Transformar a sala de aula
Nada de paredes vazias e de cantos
sem material escrito. Livros, revistas, gibis e jornais precisam estar em local
acessível para que as crianças os manuseiem. O alfabeto, as regras da
brincadeira ou da receita culinária que será feita no dia e outros textos,
fixados em murais, servem de consulta para os estudantes nas tentativas de
escrita. Importante ter o nome dos alunos em letras maiúsculas numa lista
gigante ao lado do quadro e na identificação dos materiais escolares. Beatriz
Gouveia lembra que o alfabeto móvel e os jogos pedagógicos - cujo foco seja a
palavra inserida em contexto comunicativo - contribuem para que situações de
uso da escrita ganhem destaque nas aulas.
4-Espaço
Utilizar bem o local de leitura
Obras de qualidade da literatura
infanto-juvenil e gêneros variados devem fazer parte do acervo da biblioteca ou
sala de leitura. No entanto, o espaço só adquire relevância quando as crianças
realizam atividades como rodas de leitura, reconto de histórias e saraus
literários. O ideal é ter um profissional responsável por planejá-las,
organizar os exemplares e indicar livros para professores e alunos. O local
ainda pode ficar disponível para a comunidade do entorno da escola.

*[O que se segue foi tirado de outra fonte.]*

template <int BM_, int BN_, bool WK, bool DIRECT, bool PP, bool XK, bool XSUM, typename E>
__device__ __forceinline__ void gemm_v3_tile(GemmArgs& a, const int tile, const int split_idx) {
  constexpr int STAGES = V3_STAGES, NW = V3_WAVES;
  constexpr int WN = BN_ / 64, WM = NW / WN;
  constexpr int TM = BM_ / WM, TN = BN_ / WN;
  constexpr int MT = TM / 32, NTL = TN / 32;
  constexpr int XB = BM_ * 64, WB = BN_ * 64;
  constexpr int SB = XB + WB;
  constexpr int G = (SB / 1024 + NW - 1) / NW;
  static_assert((WB % (1024 * NW)) == 0 && ((XB % (1024 * NW)) == 0 || (!XK && XB == 12288 && DIRECT)),
                "whole wave-instructions per wave, except the 192-row k-normal X tile");
  extern __shared__ __attribute__((aligned(16))) char smem[];
  const int tid = threadIdx.x, lane = tid & 63;
  const int wave = __builtin_amdgcn_readfirstlane(tid >> 6);
  const int wm = wave / WN, wn = wave % WN;
#ifdef PM_GEMM_STAMP
  const unsigned long long stamp_entry = __builtin_readcyclecounter();
  const unsigned long long stamp_entry_rt = __builtin_amdgcn_s_memrealtime();
  unsigned long long stamp_loop_end = 0, stamp_loop_end_rt = 0;
  auto stamp_finish = [&]() {
    const unsigned long long t_issued = __builtin_readcyclecounter();
    asm volatile("s_waitcnt vmcnt(0)" ::: "memory");
    const unsigned long long t_acked = __builtin_readcyclecounter();
    if (a.stamps && lane == 0 && blockIdx.y == 0) {
      unsigned long long* o = a.stamps + ((long)blockIdx.x * NW + wave) * 16;
      o[8] = stamp_entry; o[9] = stamp_loop_end; o[10] = t_issued; o[11] = t_acked;
      o[12] = stamp_entry_rt; o[13] = stamp_loop_end_rt;
    }
  };
#endif
// ... 201 lines not shown
#endif
  } else {
    constexpr int DP = STAGES - 2;
    const int gq = wave >> 2;
#pragma unroll
    for (int t = 0; t < DP; ++t)
      if (t < nk) issue(t);
    constexpr bool UNEVEN = (XB % 8192) != 0;
    auto wait_one_stage_in_flight = [&]() {
      if constexpr (UNEVEN) {
        if (gq == 0) wait_vmcnt<G>(); else wait_vmcnt<G - 1>();
      } else {
        wait_vmcnt<G>();
      }
    };
    if (nk > 1) wait_one_stage_in_flight();
    else wait_vmcnt<0>();
    if (gq == 1) __builtin_amdgcn_s_barrier();
#ifdef PM_GEMM_STAMP
    unsigned long long stamp_t[8], stamp_acc[7] = {0, 0, 0, 0, 0, 0, 0};
#endif
    for (int t = 0; t < nk; ++t) {
      PM_STAMP(0);
      __builtin_amdgcn_s_barrier();
      PM_STAMP(1);
      Frag16 fw[2][NTL], fx[2][MT];
      read_frags(t, fw, fx);
      __builtin_amdgcn_sched_barrier(0);
      PM_STAMP(2);
      if (t + DP < nk) issue(t + DP);
      PM_STAMP(3);
      if (t + 2 < nk) wait_one_stage_in_flight();
      else wait_vmcnt<0>();
      PM_STAMP(4);
      asm volatile("s_waitcnt lgkmcnt(0)" ::: "memory");
      __builtin_amdgcn_sched_barrier(0);
      PM_STAMP(5);
      __builtin_amdgcn_s_barrier();
      PM_STAMP(6);
      mma_all(fw, fx);
#ifdef PM_GEMM_STAMP
      PM_STAMP(7);
#pragma unroll
      for (int i = 0; i < 7; ++i) stamp_acc[i] += stamp_t[i + 1] - stamp_t[i];
#endif
    }
#ifdef PM_GEMM_STAMP
    if (a.stamps && lane == 0 && blockIdx.y == 0) {
#pragma unroll
      for (int i = 0; i < 7; ++i) a.stamps[((long)blockIdx.x * NW + wave) * 16 + i] = stamp_acc[i];
      a.stamps[((long)blockIdx.x * NW + wave) * 16 + 7] = nk;
    }
#endif
    if (gq == 0) __builtin_amdgcn_s_barrier();
  }
#ifdef PM_GEMM_STAMP
  stamp_loop_end = __builtin_readcyclecounter();
  stamp_loop_end_rt = __builtin_amdgcn_s_memrealtime();
#endif
  if constexpr (XSUM) {
    if (do_xsum && lane < 16) {
#pragma unroll
      for (int j = 0; j < MT; ++j) {
        const int m = m0 + wm * TM + 32 * j + lane;
        if (m < a.M) a.xsum[m] = (a.xsum_store ? 0.f : a.xsum[m]) + xs[j][0];
        if (m + 16 < a.M) a.xsum[m + 16] = (a.xsum_store ? 0.f : a.xsum[m + 16]) + xs[j][1];
      }
    }
  }
  const int h = lane >> 5;
  const int epi = a.epilogue;
  if constexpr (DIRECT) {
    if (a.c_dtype != PM_F32 && epi != PM_EPI_RESIDUAL && epi != PM_EPI_ACCUM && (a.N & 7) == 0 && (a.ldc & 7) == 0) {
      constexpr int NV8 = NTL * 2;
      long noff8[NV8];
      bool nok8[NV8];
      f32x4 b0[NV8], b1[NV8];
#pragma unroll
      for (int i = 0; i < NTL; ++i)
#pragma unroll
        for (int p = 0; p < 2; ++p) {
          const int n = n0 + wn * TN + i * 32 + 16 * p + 8 * h;
          nok8[i * 2 + p] = n < a.N;
          noff8[i * 2 + p] = n < a.N ? n : a.N - 8;
        }
#pragma unroll
// ... 67 lines not shown
#pragma unroll
        for (int g = 0; g < 4; ++g) {
          const int e = i * 4 + g;
          off[g] = row + noff[e];
          ok[g] = mok && nok[e];
          v[g] = f32x4{acc[i][j][4 * g], acc[i][j][4 * g + 1], acc[i][j][4 * g + 2], acc[i][j][4 * g + 3]} + bv[e];
        }
        epilogue_batch<E, 4>(a, epi, off, ok, v);
      }
    }
#ifdef PM_GEMM_STAMP
    stamp_finish();
#endif
    return;
  }
  __syncthreads();
  char* st = smem + wave * V3_STAGE_WAVE;
#pragma unroll
  for (int mh = 0; mh < MT / 2; ++mh) {
#pragma unroll
    for (int nh = 0; nh < NTL / 2; ++nh) {
#pragma unroll
      for (int j = 0; j < 2; ++j) {
        const int ml = j * 32 + (lane & 31);
#pragma unroll
        for (int i = 0; i < 2; ++i)
#pragma unroll
          for (int g = 0; g < 4; ++g) {
            const f32x16& t16 = acc[nh * 2 + i][mh * 2 + j];
            const f32x4 v = {t16[4 * g], t16[4 * g + 1], t16[4 * g + 2], t16[4 * g + 3]};
// ... 13 lines not shown
        }
#pragma unroll
        for (int it4 = 0; it4 < 2; ++it4) {
          long off[4];
          bool ok[4];
          f32x4 lo[4], hi[4];
#pragma unroll
          for (int u = 0; u < 4; ++u) {
            const int ml = (it4 * 4 + u) * 8 + (lane >> 3);
            const int m = mw + ml;
            ok[u] = m < a.M && nok8;
            off[u] = (long)(m < a.M ? m : a.M - 1) * a.ldc + ncl8;
            lo[u] = *reinterpret_cast<const f32x4*>(st + ml * STAGE_ROW + c8 * 4) + b0;
            hi[u] = *reinterpret_cast<const f32x4*>(st + ml * STAGE_ROW + c8 * 4 + 16) + b1;
          }
          epilogue_batch8<E, 4>(a, epi, off, ok, lo, hi);
        }
        __builtin_amdgcn_wave_barrier();
        continue;
      }
      const int c4 = (lane & 15) * 4, n = nw + c4;
      const bool nok = n < a.N;
      const long ncl = nok ? n : a.N - 4;
      f32x4 bv = {0.f, 0.f, 0.f, 0.f};
      if (a.bias) bv = *reinterpret_cast<const f32x4*>(a.bias + ncl);
#pragma unroll
      for (int it4 = 0; it4 < 4; ++it4) {
        long off[4];
        bool ok[4];
        f32x4 v[4];
#pragma unroll
        for (int u = 0; u < 4; ++u) {
          const int ml = (it4 * 4 + u) * 4 + (lane >> 4);
          const int m = mw + ml;
          ok[u] = m < a.M && nok;
          off[u] = (long)(m < a.M ? m : a.M - 1) * a.ldc + ncl;
          v[u] = *reinterpret_cast<const f32x4*>(st + ml * STAGE_ROW + c4 * 4) + bv;
        }
        epilogue_batch<E, 4>(a, epi, off, ok, v);
      }
      __builtin_amdgcn_wave_barrier();
    }
  }
#ifdef PM_GEMM_STAMP
  stamp_finish();
#endif
}

template <int BM_, int BN_, bool WK, bool DIRECT, bool PP, bool XK, typename E>
__global__ __launch_bounds__(V3_WAVES * 64, 2) void gemm_v3_kernel(GemmArgs a) {
  gemm_v3_tile<BM_, BN_, WK, DIRECT, PP, XK, false, E>(a, xcd_remap(blockIdx.x, gridDim.x), blockIdx.y);
}

constexpr int kMaxGroup = 8;
struct WgradProb {
  const void* dY;
  const void* X;
  float* dW;
  long lddy, ldx, lddw;
  int M, N;
  int tiles_n, tiles_m;
  int tile_begin;
  int accumulate;
  float* dbias;
  float* slab;
  float* bias_part;
// ... 13 lines not shown
template <int BN_, typename E>
__global__ __launch_bounds__(V3_WAVES * 64, 2) void wgrad_group_kernel(WgradGroupArgs g) {
  const int work = g.total_tiles * g.split;
  for (int t = blockIdx.x; t < work; t += gridDim.x) {
    const int w = xcd_remap(t, work);
    const int slice = w / g.total_tiles, tile = w - slice * g.total_tiles;
    int pi = 0;
#pragma unroll
    for (int i = 1; i < kMaxGroup; ++i)
      if (i < g.n && tile >= g.p[i].tile_begin) pi = i;
    const WgradProb& pr = g.p[pi];
    GemmArgs a;
    a.X = pr.dY; a.W = pr.X; a.ldx = pr.lddy; a.ldw = pr.ldx; a.bias = nullptr; a.C = pr.dW; a.ldc = pr.lddw; a.aux = nullptr;
    a.resid = nullptr; a.M = pr.M; a.N = pr.N; a.K = g.K; a.epilogue = pr.accumulate ? PM_EPI_ACCUM : PM_EPI_STORE;
    a.c_dtype = PM_F32; a.tiles_m = pr.tiles_m; a.tiles_n = pr.tiles_n; a.split_k = 1; a.ksteps_split = 0;
    a.xsum = pr.dbias; a.xsum_store = 0;
    a.col_major = pr.tiles_m < pr.tiles_n;
    if (g.split > 1) {
      a.C = pr.slab; a.ldc = pr.N; a.epilogue = PM_EPI_STORE; a.split_k = g.split; a.ksteps_split = g.ksteps_split;
      a.xsum = pr.dbias ? pr.bias_part + (long)slice * pr.M : nullptr; a.xsum_store = 1;
    }
#ifdef PM_GEMM_STAMP
    a.stamps = g.stamps;
#endif
    gemm_v3_tile<256, BN_, true, true, true, true, true, E>(a, tile - pr.tile_begin, slice);
    __syncthreads();
  }
}

__global__ __launch_bounds__(256) void wgrad_group_reduce_kernel(WgradGroupArgs g) {
  const long stride = (long)gridDim.x * blockDim.x;
// ... 47 lines not shown
template <typename T>
int launch_glds(const GemmArgs& a, int xk, int wk, hipStream_t s) {
  return with_layouts(xk, wk, [&](auto XK, auto WK) {
    auto kern = gemm_glds_kernel<T, decltype(XK)::value, decltype(WK)::value>;
    PM_ALLOW_LDS(kern, GLDS_LDS_BYTES);
    hipLaunchKernelGGL(kern, dim3(a.tiles_m * a.tiles_n, a.split_k), dim3(kThreads), GLDS_LDS_BYTES, s, a);
    return pm_check_launch();
  });
}

template <typename E, int BM_, int BN_, bool WK, bool DIRECT, bool PP, bool XK>
int launch_v3(const GemmArgs& a, hipStream_t s) {
  constexpr int ring = V3_STAGES * (BM_ + BN_) * 64;
  constexpr int stage = DIRECT ? 0 : V3_WAVES * V3_STAGE_WAVE;
  constexpr size_t lds = ring > stage ? ring : stage;
  auto kern = gemm_v3_kernel<BM_, BN_, WK, DIRECT, PP, XK, E>;
  PM_ALLOW_LDS(kern, lds);
  hipLaunchKernelGGL(kern, dim3(a.tiles_m * a.tiles_n, a.split_k), dim3(V3_WAVES * 64), lds, s, a);
  return pm_check_launch();
}

struct RingCfg {
  int cfg;
  int bm;
  bool direct;
  bool pp;
  bool w_kmajor;
};
constexpr RingCfg kRingCfgs[] = {
    {8, 256, false, true, true},   {9, 256, true, true, false},   {10, 192, true, true, false},
// ... 5 lines not shown
    if (c.cfg == cfg && (!w_kmajor || c.w_kmajor)) return &c;
  return nullptr;
}

template <typename E, int I = 0>
int launch_ring(int cfg, const GemmArgs& a, int w_kmajor, hipStream_t s) {
  if constexpr (I == kNumRingCfgs) {
    return PM_EINVAL;
  } else {
    constexpr RingCfg c = kRingCfgs[I];
    if (c.cfg != cfg) return launch_ring<E, I + 1>(cfg, a, w_kmajor, s);
    if constexpr (c.w_kmajor)
      if (w_kmajor) return launch_v3<E, c.bm, 256, true, c.direct, c.pp, false>(a, s);
    return w_kmajor ? PM_EINVAL : launch_v3<E, c.bm, 256, false, c.direct, c.pp, false>(a, s);
  }
}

Formar agrupamentos pequenos
Com poucos alunos, o professor
consegue atender a todos, respeitando o ritmo de cada um e oferecendo
atividades específicas. Além disso, em turmas menores, todos têm a chance de
participar mais das propostas coletivas. Em novembro, foi aprovado pelo Senado
Federal - e está em tramitação na Câmara dos Deputados - um projeto de lei que
determina o máximo de 25 estudantes por sala nos anos iniciais do Ensino
Fundamental. Há experiências exitosas também com dois professores nas turmas de
alfabetização.
5-Tempo
Promover atividades diárias de leitura
Diretor, coordenador pedagógico e
professores definem em que momento inserir uma atividade diária de leitura. No
planejamento das aulas, ela é obrigatória. Por que não torná-la rotina também
na abertura de reuniões de formação, de equipe e de pais e na pausa da jornada
dos funcionários? Todos, certamente, vão se sentir à vontade para abrir um
livro se isso for estimulado pelos gestores.

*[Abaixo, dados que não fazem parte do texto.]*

template <typename T>
int conv_fwd_t(const void* x0, int ld0, int c0, const void* x1, int ld1, const void* w,
               const float* bias, const void* res, int ldres, const void* res2, int ldres2, void* y,
               int ldy, int nf, int h, int wd, int cin, int cout, int ks, int act, float* gn_sums,
               long long gn_P, int gn_R, hipStream_t st) {
  if (!res && res2) {
    res = res2; ldres = ldres2; res2 = nullptr; ldres2 = 0;
  }
  ConvFwdArgs<T> a;
  a.x0 = (const T*)x0; a.x1 = (const T*)(x1 ? x1 : x0); a.ld0 = ld0; a.ld1 = x1 ? ld1 : ld0;
  a.c0 = x1 ? c0 : cin; a.w = (const T*)w; a.bias = bias; a.res = (const T*)res;
  a.ldres = ldres; a.res2 = (const T*)res2; a.ldres2 = ldres2;
  a.y = (T*)y; a.ldy = ldy; a.H = h; a.W = wd; a.cin = cin; a.cout = cout;
  a.ks = ks; a.act = act; a.M = (long long)nf * h * wd; a.K = ks * ks * cin;
  set_gn(a, gn_sums, gn_P, gn_R);
  if (a.M == 0 || cout == 0) return DV_OK;
  if constexpr (sizeof(T) == 2) {
    if (x1 && c0 == 64 && cin == 128 && act == DV_ACT_NONE && (!gn_sums || (wd == 64 && gn_P % 128 == 0)) &&
        !res2 && ld1 % 8 == 0 &&
        fwd_stripe_ok(a.M, h, wd, 64, false, cout, ks, ld0) && a.M * ld1 * 2 < (long long)DMA_OOB &&
        (ldy & 3) == 0 && (res == nullptr || (ldres & 3) == 0)) {
      ConvFwdArgs<T> p1 = a;
      p1.cin = 64; p1.c0 = 64; p1.x1 = p1.x0; p1.ld1 = p1.ld0; p1.K = ks * ks * 64;
      p1.wcin = 128; p1.wc0 = 0;
      set_gn(p1, nullptr, 0, 0);
      const int rc = launch_fwd_stripe(p1, st);
      if (rc != DV_OK) return rc;
      ConvFwdArgs<T> p2 = p1;
      p2.x0 = a.x1; p2.ld0 = a.ld1; p2.x1 = a.x1; p2.ld1 = a.ld1; p2.wc0 = 64;
      p2.bias = nullptr; p2.res = a.y; p2.ldres = ldy;
      set_gn(p2, gn_sums, gn_P, gn_R);
      return launch_fwd_stripe(p2, st);
    }
    if (fwd_stripe_ok(a.M, h, wd, cin, x1 != nullptr, cout, ks, ld0) && (ldy & 3) == 0 &&
        (res == nullptr || ((ldres & 3) == 0 && !gn_sums)) && (res2 == nullptr || (ldres2 & 3) == 0) &&
        (!gn_sums || gn_P % 128 == 0))
      return launch_fwd_stripe(a, st);
    int seg, nseg;
    if (fwd_stripe2_ok(a.M, h, wd, cin, a.c0, x1 != nullptr, cout, ks, seg, nseg) &&
        a.M * std::max(ld0, x1 ? ld1 : 0) < (1ll << 31))
      return launch_fwd_stripe2(a, seg, nseg, st);
    if (conv1x1_ok(a, x1 != nullptr) && !res2) {
      if (cout == 64) return cin == 64 ? launch_conv1x1<64, 1>(a, st) : launch_conv1x1<64, 2>(a, st);
      return cin == 64 ? launch_conv1x1<128, 1>(a, st) : launch_conv1x1<128, 2>(a, st);
    }
    const long long maxld = ld0 > (x1 ? ld1 : 0) ? ld0 : ld1;
    if (cin % 64 == 0 && a.c0 % 64 == 0 && a.M * maxld < (1ll << 31) && (ks == 1 || ks == 3)) {
      int bm, bn;
      glds_tile(a.M, cout, a.K, bm, bn);
      if (bm == 256) return launch_fwd_glds<256, 64>(a, st);
      if (bn == 64) return launch_fwd_glds<128, 64>(a, st);
      if (bm == 64) return launch_fwd_glds<64, 128>(a, st);
      return launch_fwd_glds<128, 128>(a, st);
    }
  }
  const long long mt128 = (a.M + 127) / 128;
  int bn = cout <= 64 ? 64 : 128;
  int bm = 128;
  if (mt128 * ((cout + bn - 1) / bn) < 512) bm = 64;
  if (bm == 64 && bn == 128 && ((a.M + 63) / 64) * ((cout + 127) / 128) < 512) bn = 64;
  if (bm == 128 && bn == 128) return launch_fwd<T, 128, 128>(a, st);
  if (bm == 128 && bn == 64) return launch_fwd<T, 128, 64>(a, st);
  if (bm == 64 && bn == 128) return launch_fwd<T, 64, 128>(a, st);
  return launch_fwd<T, 64, 64>(a, st);
}

template <typename T, int BMC, int BNK>
int launch_wgrad(WgradArgs<T> a, hipStream_t st) {
  const int mt = (a.cout + BMC - 1) / BMC, nt = (a.K + BNK - 1) / BNK;
  long long want = 1024 / ((long long)mt * nt);
  if (want < 1) want = 1;
  long long per = (a.M + want - 1) / want;
  per = ((per + 255) / 256) * 256;
  if (per < 256) per = 256;
  unsigned splits;
  if (a.batch_pix > 0) {
    const long long nbatch = a.M / a.batch_pix;
    long long spb = (a.batch_pix + per - 1) / per;
    per = (a.batch_pix + spb - 1) / spb;
    a.splits_per_batch = (int)spb;
    splits = (unsigned)(nbatch * spb);
  } else {
    splits = (unsigned)((a.M + per - 1) / per);
  }
  a.pix_per_split = (int)per;
  dim3 grid(mt, nt, splits);
  conv_wgrad_kernel<T, BMC, BNK><<<grid, 256, 0, st>>>(a);
  return check_launch("conv_wgrad");
}

template <typename T>
int conv_wgrad_t(const void* dy, int lddy, const void* x0, int ld0, int c0, const void* x1,
                 int ld1, float* ws, float* db, int nf, int h, int w, int cin, int cout, int ks,
                 hipStream_t st, long long batch_pix = 0) {
  WgradArgs<T> a;
  a.db = db;
  a.dy = (const T*)dy; a.lddy = lddy; a.x0 = (const T*)x0; a.x1 = (const T*)(x1 ? x1 : x0);
  a.ld0 = ld0; a.ld1 = x1 ? ld1 : ld0; a.c0 = x1 ? c0 : cin; a.ws = ws; a.H = h; a.W = w;
  a.cin = cin; a.cout = cout; a.ks = ks; a.K = ks * ks * cin; a.M = (long long)nf * h * w;
  a.pix_per_split = 0;
  a.batch_pix = batch_pix;
  a.ws_bstride = (long long)cout * a.K;
  a.splits_per_batch = 1;
  if (a.M == 0) return DV_OK;
  if constexpr (sizeof(T) == 2) {
    const long long maxld = std::max<long long>(std::max(lddy, ld0), x1 ? ld1 : 0);
    if (a.M * maxld < (1ll << 31) && (long long)cout * a.K < (1ll << 31))
      return conv_wgrad_glds(dy, lddy, x0, ld0, c0, x1, ld1, ws, db, nf, h, w, cin, cout, ks, st,
                             batch_pix);
  }
  const bool small_co = cout <= 64;
  const bool small_k = a.K <= 64;
  if (small_co && small_k) return launch_wgrad<T, 64, 64>(a, st);
  if (small_co) return launch_wgrad<T, 64, 128>(a, st);
  if (small_k) return launch_wgrad<T, 128, 64>(a, st);
  return launch_wgrad<T, 128, 128>(a, st);
}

Garantir o cumprimento dos dias letivos
São 200 dias e 800 horas por ano que
a escola deve assegurar aos alunos. No entanto, não basta que a quantidade seja
cumprida. É preciso assegurar a boa utilização do tempo para o ensino e a
aprendizagem. A observação de sala de aula ajuda o coordenador pedagógico a ver
se isso está sendo feito. Se ele notar desperdício com tarefas pouco
importantes, deve inserir a discussão sobre o máximo aproveitamento do tempo
das aulas nos encontros de formação a fim de orientar os professores.
6-Comunidade
Comunicar as propostas de alfabetização aos pais
Será mais fácil acompanhar a
aprendizagem dos filhos se os familiares forem bem informados sobre os
procedimentos usados pela escola para atingir tal objetivo. "As reuniões
de pais servem a esse propósito, assim como palestras que abordam a maneira
como as crianças aprendem a ler e escrever", afirma Paula Stella,
professora de pós-graduação do Centro de Formação da Escola da Vila, em São
Paulo. Nos encontros, é possível dar orientações sobre como ajudar os filhos.

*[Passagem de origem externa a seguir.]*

template <int NT>
__device__ __forceinline__ bool blk_factor(blk_v4d (&T)[NT * (NT + 1) / 2], int n, double zero_tol, blk_v4d (&X)[NT * (NT + 1) / 2], double *scr, double &pmin, double &pmax)
{
    const int lane = lane_id(), lr = lane & 15, lk = lane >> 4;
    blk_v4d V[NT];
    double dmin = DAQP_INF, dmax = 0.0, dsum = 0.0;
    static_for<NT>([&](auto Kc) __attribute__((always_inline)) {
        constexpr int K = Kc;
        double c[16];
        {
            const blk_v4d d = T[blk_tix<NT>(K, K)];
#pragma unroll
            for (int r = 0; r < 4; ++r)
#pragma unroll
                for (int g = 0; g < 4; ++g) c[4 * r + g] = __shfl(d[r], 16 * g + lr);
        }
        static_for<16>([&](auto kc) __attribute__((always_inline)) {
            constexpr int k = kc;
            const double d = blk_bcast<k>(c[k]);
            const bool real = 16 * K + k < n;
            dmin = fmin(dmin, real ? d : (double)DAQP_INF);
            dmax = fmax(dmax, real ? d : 0.0);
            dsum += d;
            const double inv = rsqrt(d);
            c[k] = (lr == k) ? inv : c[k] * inv;
            static_for<15 - k>([&](auto ii) __attribute__((always_inline)) {
                constexpr int i = k + 1 + ii;
                c[i] = __builtin_fma(-blk_bcast<i>(c[k]), c[k], c[i]);
            });
        });
// ... 17 lines not shown
                asm volatile("" : "+v"(x0), "+v"(x1), "+v"(x2), "+v"(x3));
                double v = x0;
                v = (lk == 1) ? x1 : v;
                v = (lk == 2) ? x2 : v;
                v = (lk == 3) ? x3 : v;
                V[K][r] = v;
            }
        }
        static_for<NT>([&](auto Jc) __attribute__((always_inline)) {
            constexpr int J = Jc;
            if constexpr (J > K) {
                blk_v4d acc = (blk_v4d){0.0, 0.0, 0.0, 0.0};
                const blk_v4d h = T[blk_tix<NT>(K, J)];
#pragma unroll
                for (int s = 0; s < 4; ++s) acc = __builtin_amdgcn_mfma_f64_16x16x4f64(V[K][s], h[s], acc, 0, 0, 0);
                T[blk_tix<NT>(K, J)] = acc;
            }
        });
        static_for<NT>([&](auto Ic) __attribute__((always_inline)) {
            static_for<NT>([&](auto Jc) __attribute__((always_inline)) {
                constexpr int I = Ic, J = Jc;
                if constexpr (I > K && J >= I) {
                    blk_v4d acc = T[blk_tix<NT>(I, J)];
                    const blk_v4d a = T[blk_tix<NT>(K, I)], bb = T[blk_tix<NT>(K, J)];
#pragma unroll
                    for (int s = 0; s < 4; ++s) acc = __builtin_amdgcn_mfma_f64_16x16x4f64(-a[s], bb[s], acc, 0, 0, 0);
                    T[blk_tix<NT>(I, J)] = acc;
                }
            });
        });
    });
    blk_v4d VT[NT > 1 ? NT - 1 : 1];
    if constexpr (NT > 1) {
        WSYNC();
        static_for<NT>([&](auto Ic) __attribute__((always_inline)) {
            static_for<NT>([&](auto Jc) __attribute__((always_inline)) {
                constexpr int I = Ic, J = Jc;
                if constexpr (I < J) {
                    double *sc = scr + (blk_tix<NT>(I, J) - I - 1) * kBlkScratch;
#pragma unroll
                    for (int r = 0; r < 4; ++r) sc[(lk + 4 * r) * 17 + lr] = T[blk_tix<NT>(I, J)][r];
                }
            });
            if constexpr (Ic < NT - 1) {
                double *sc = scr + (NT * (NT - 1) / 2 + Ic) * kBlkScratch;
#pragma unroll
                for (int r = 0; r < 4; ++r) sc[(lk + 4 * r) * 17 + lr] = V[Ic][r];
            }
        });
        WSYNC();
        static_for<NT>([&](auto Ic) __attribute__((always_inline)) {
            static_for<NT>([&](auto Jc) __attribute__((always_inline)) {
                constexpr int I = Ic, J = Jc;
                if constexpr (I < J) {
                    const double *sc = scr + (blk_tix<NT>(I, J) - I - 1) * kBlkScratch;
#pragma unroll
                    for (int s_ = 0; s_ < 4; ++s_) T[blk_tix<NT>(I, J)][s_] = sc[lr * 17 + 4 * s_ + lk];
                }
            });
            if constexpr (Ic < NT - 1) {
                const double *sc = scr + (NT * (NT - 1) / 2 + Ic) * kBlkScratch;
#pragma unroll
                for (int s_ = 0; s_ < 4; ++s_) VT[Ic][s_] = sc[lr * 17 + 4 * s_ + lk];
            }
        });
    }
    static_for<NT>([&](auto Jc) __attribute__((always_inline)) {
        constexpr int J = Jc;
        X[blk_tix<NT>(J, J)] = V[J];
        static_for<J>([&](auto Ii) __attribute__((always_inline)) {
            constexpr int I = J - 1 - Ii;
            blk_v4d s4 = (blk_v4d){0.0, 0.0, 0.0, 0.0};
            static_for<J - I>([&](auto Kk) __attribute__((always_inline)) {
                constexpr int K = I + 1 + Kk;
                const blk_v4d at = T[blk_tix<NT>(I, K)], xb = X[blk_tix<NT>(K, J)];
#pragma unroll
                for (int s_ = 0; s_ < 4; ++s_) s4 = __builtin_amdgcn_mfma_f64_16x16x4f64(at[s_], xb[s_], s4, 0, 0, 0);
            });
            blk_v4d o4 = (blk_v4d){0.0, 0.0, 0.0, 0.0};
#pragma unroll
            for (int s_ = 0; s_ < 4; ++s_) o4 = __builtin_amdgcn_mfma_f64_16x16x4f64(-VT[I][s_], s4[s_], o4, 0, 0, 0);
            X[blk_tix<NT>(I, J)] = o4;
        });
    });
    pmin = rl(dmin, 0); pmax = rl(dmax, 0);
    const double ds0 = rl(dsum, 0);
    const bool ok = (ds0 == ds0) && (pmin > 2.0 * zero_tol);
    return ok;
}

__host__ __device__ inline int blk_region(int n, int scratch) { const int h = n * n + 8; return h > scratch ? h : scratch; }
__host__ __device__ inline int blk_tile_rows(int n, int scratch)
{
    const int ldr = n | 1;
    int tr = 64;
    while (tr > 16 && tr * ldr > blk_region(n, scratch)) tr -= 16;
    return tr;
}
struct BlkLds { int R, fv, vv, xu, sens, total_bytes; };
template <int NT>
__host__ __device__ inline BlkLds blk_lds(int n, int m)
{
    BlkLds s;
    const int ldr = n | 1, TR = blk_tile_rows(n, blk_scratch_doubles<NT>());
    int r0 = blk_region(n, blk_scratch_doubles<NT>());
    if (r0 < TR * ldr) r0 = TR * ldr;
    int o = round_up(r0, 2);
    s.R = 0;
    s.fv = o; o += 64; s.vv = o; o += 64; s.xu = o; o += 64;
    s.sens = o;
    s.total_bytes = o * 8 + round_up(m, 4) * 4;
    return s;
}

Os pais podem perguntar se há lição de casa, reservar um local tranquilo para
que a criança faça as tarefas, olhar o caderno e comentar os avanços. E, claro,
ler para e com os pequenos.
Incluir a família nas atividades
Quando participam de eventos como
feira de troca de livros e gibis, saraus literários e encontros com autores, os
pais mostram aos filhos a importância de ler e valorizam a atividade de
leitura. Por isso, um convite para comparecer à escola nesses momentos é
bem-vindo, assim como a inclusão em projetos que demandem a leitura em família.